For Mavin Khoo, Creative Associate at Akram Khan Company, the 25-year milestone carries deep meaning.
He told DESIblitz: “We’ve grown up and into a space of understanding, with an awareness of our responsibility to hold onto the values that were so beautifully shared by those before us.
“Our aim is to pass these values on to a new generation of dancers, dance-makers, artists, and storytellers.
“So 25 years has meant that we’ve reached a point that feels like a midpoint between generations, between values, and in that, our responsibility within the dance ecosystem.”
Khoo said Thikra: Night of Remembering reflects the company’s evolution and Akram Khan’s personal and artistic growth:
“It reflects Akram’s own personal journey and his relationship with the world, where it sits, and his belief systems around the stories that need to be told.
“I’d like to reference the four-phase reflection: the early works are autobiographical, centred on Akram’s body and his sense of virtuosity; the second phase explores identity; the third is a curiosity about the intangible – something beyond; and the fourth phase is now, which acknowledges his own encounters with life, death and ritual.”
On collaborating with AlDowayan, Khoo said: “Manal AlDowayan provided a voice anchored in the specificity of the community that inspired us.
“The cultural specificity she facilitates and articulates and, importantly, the female voice she brings which gave a spine to Akram’s vision.”
Khoo added that Chotto Desh continues Khan’s storytelling legacy through the eyes of younger audiences:
“The key is that it truly commits to the element of storytelling, and through the eyes of a child, it explores the complexities of the world.
“It’s designed to inspire curiosity – a reflective curiosity so that children can see themselves in the work.”

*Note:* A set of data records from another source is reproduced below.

static int estep_launch(const InvPrefTables *tables, const int64_t *users, const int64_t *items, const float *scores,
                        int64_t N, uint32_t flags, const float *eps_rows, const void *perm_index, int index_bytes,
                        const float *eps_base_host, const int64_t *old_envs, int64_t *new_envs, int64_t *counts,
                        int64_t *diff, float *class_weights, float *sample_weights, void *workspace,
                        size_t workspace_bytes, void *stream, const EstepFin *fused = nullptr) {
    int rc = check_tables(tables);
    if (rc) return rc;
    if (N <= 0 || !users || !items || !scores || !new_envs || !workspace) return INVPREF_EINVAL;
    if (!fused && (!counts || !diff)) return INVPREF_EINVAL;
    if (workspace_bytes < invpref_estep_workspace_bytes(tables, N)) return INVPREF_EWORKSPACE;
    const DevTables t = dev_tables(tables);
    const bool vec = vec_ok(tables);
    const int nc = vec ? nc_of(t.D) : 4;
    const int nb = estep_blocks(N);
    const size_t lds = sizeof(float) * ((size_t)t.E * nc * 64 + INVPREF_MAX_ENVS + 1 + INVPREF_MAX_ENVS);
    hipStream_t st = (hipStream_t)stream;
    int *slabs = (int *)workspace;
    unsigned long long *eps_packed = nullptr;
    EpsBase eps_base{};
    Factorials fac{};
    fac.f[0] = 1;
    for (int k = 1; k <= INVPREF_MAX_ENVS; k++) fac.f[k] = fac.f[k - 1] * (unsigned long long)k;
    const void *eps_index = nullptr;
    int eps_rows_n = 0;
    size_t lds_extra = 0;
    if (perm_index) {
        if (eps_rows || !eps_base_host || (index_bytes != 1 && index_bytes != 4 && index_bytes != 8)) return INVPREF_EINVAL;
        if ((index_bytes == 1 && t.E > 5) || (index_bytes == 4 && t.E > 12)) return INVPREF_EINVAL;
        for (int k = 0; k < t.E; k++) eps_base.v[k] = eps_base_host[k];
    }
    bool table_form = perm_index && t.E <= kEpsTableMaxE && index_bytes != 8;
    if (table_form) {
        lds_extra = sizeof(unsigned) * (size_t)fac.f[t.E];
        if (lds + lds_extra > 64 * 1024) { table_form = false; lds_extra = 0; }
    }
    if (table_form) {
        eps_index = perm_index;
        eps_rows_n = (int)fac.f[t.E];
    } else if (perm_index) {
        eps_packed = reinterpret_cast<unsigned long long *>(reinterpret_cast<char *>(workspace) +
                                                           sizeof(int) * (size_t)(t.E + 1) * kEstepMaxBlocks);
        int64_t ub = (N + 255) / 256;
        if (ub > 4096) ub = 4096;
        with_int<1, 4, 8>(index_bytes, [&](auto bytes_c) {
            constexpr int W = decltype(bytes_c)::value;
            using IT = std::conditional_t<W == 1, uint8_t, std::conditional_t<W == 4, int32_t, int64_t>>;
            hipLaunchKernelGGL(eps_unrank_kernel<IT>, dim3((unsigned)ub), dim3(256), 0, st, (const IT *)perm_index, N, t.E, fac,
                               eps_packed);
            return 0;
        });
    }
    EstepFin fin{};
    if (fused) {
        fin = *fused;
        if (!table_form) fin.perm_table = nullptr;
    }
    static const bool force64 = std::getenv("INVPREF_ESTEP_OFFSETS64") != nullptr && std::getenv("INVPREF_ESTEP_OFFSETS64")[0] == '1';
    const bool narrow = !force64 && (uint64_t)std::max(t.U, t.I) * (uint64_t)t.D * 4u < (1ull << 32);
    rc = with_nv(nc, vec, [&](auto nc_c, auto vec_c) {
        return with_bool(narrow, [&](auto narrow_c) {
            hipLaunchKernelGGL((estep_assign_kernel<decltype(nc_c)::value, decltype(vec_c)::value, decltype(narrow_c)::value>),
                               dim3(nb), dim3(kEstepThreads), lds + lds_extra, st, t, users, items, scores, N, flags, eps_rows,
                               eps_packed, eps_base, eps_index, index_bytes, eps_rows_n, fac, old_envs, new_envs, slabs, fin);
            return (int)hipGetLastError();
        });
    });
    if (rc) return rc;
    if (fused) return 0;
    int64_t nb2 = (N + 255) / 256;
    if (nb2 > 256) nb2 = 256;
    hipLaunchKernelGGL(stat_envs_kernel, dim3((unsigned)nb2), dim3(256), 0, st, new_envs, N, t.E, slabs, nb, counts, diff,
                       class_weights, sample_weights);
    return (int)hipGetLastError();
}

int invpref_estep_hip(const InvPrefTables *tables, const int64_t *users, const int64_t *items, const float *scores,
                      int64_t N, uint32_t flags, const float *eps_rows, const int64_t *old_envs, int64_t *new_envs,
                      int64_t *counts, int64_t *diff, float *class_weights, float *sample_weights, void *workspace,
                      size_t workspace_bytes, void *stream) {
    return estep_launch(tables, users, items, scores, N, flags, eps_rows, nullptr, 0, nullptr, old_envs, new_envs, counts,
                        diff, class_weights, sample_weights, workspace, workspace_bytes, stream);
}

int invpref_estep_perm_hip(const InvPrefTables *tables, const int64_t *users, const int64_t *items, const float *scores,
                           int64_t N, uint32_t flags, const void *perm_index, int index_bytes, const float *eps_base,
                           const int64_t *old_envs, int64_t *new_envs, int64_t *counts, int64_t *diff,
                           float *class_weights, float *sample_weights, void *workspace, size_t workspace_bytes,
                           void *stream) {
    if (!perm_index) return INVPREF_EINVAL;
    return estep_launch(tables, users, items, scores, N, flags, nullptr, perm_index, index_bytes, eps_base, old_envs,
                        new_envs, counts, diff, class_weights, sample_weights, workspace, workspace_bytes, stream);
}

int invpref_perm_table_fill(int32_t env_num, uint32_t *host_table) {
    if (!host_table || env_num < 1 || env_num > kEpsTableMaxE) return INVPREF_EINVAL;
    int rows = 1;
    for (int k = 2; k <= env_num; k++) rows *= k;
    for (int r = 0; r < rows; r++) {
        unsigned avail = (1u << env_num) - 1u, out = 0;
        int rem = r, f = rows;
        for (int pos = 0; pos < env_num; pos++) {
            f /= (env_num - pos);
            const int d = rem / f;
            rem -= d * f;
            int seen = 0, pick = 0;
            for (int b = 0; b < env_num; b++)
                if ((avail >> b) & 1u) { if (seen == d) pick = b; seen++; }
            avail &= ~(1u << pick);
            out |= (unsigned)pick << (4 * pos);
        }
        host_table[r] = out;
    }
    return rows;
}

Reflecting on standout moments from the past 25 years, Khoo said:
“His choreography for the London 2012 Olympics Opening Ceremony took Akram’s work beyond the arts sector in terms of awareness of his work and the world being touched about what we had to say.
“Until the Lions was also significant because it invited audiences into a space to be immersed in work inspired by the Mahabharata – a canon that deeply influences Akram and those strong mythological protagonists who reflect the timeless human condition in its rawest form.
“Also, the Legacy work, which has been about creating space for stories from communities that might otherwise never be heard.”
As Akram Khan Company enters its next chapter, Thikra and Chotto Desh stand as testaments to 25 years of storytelling through movement, honouring the past while guiding a new generation towards the future.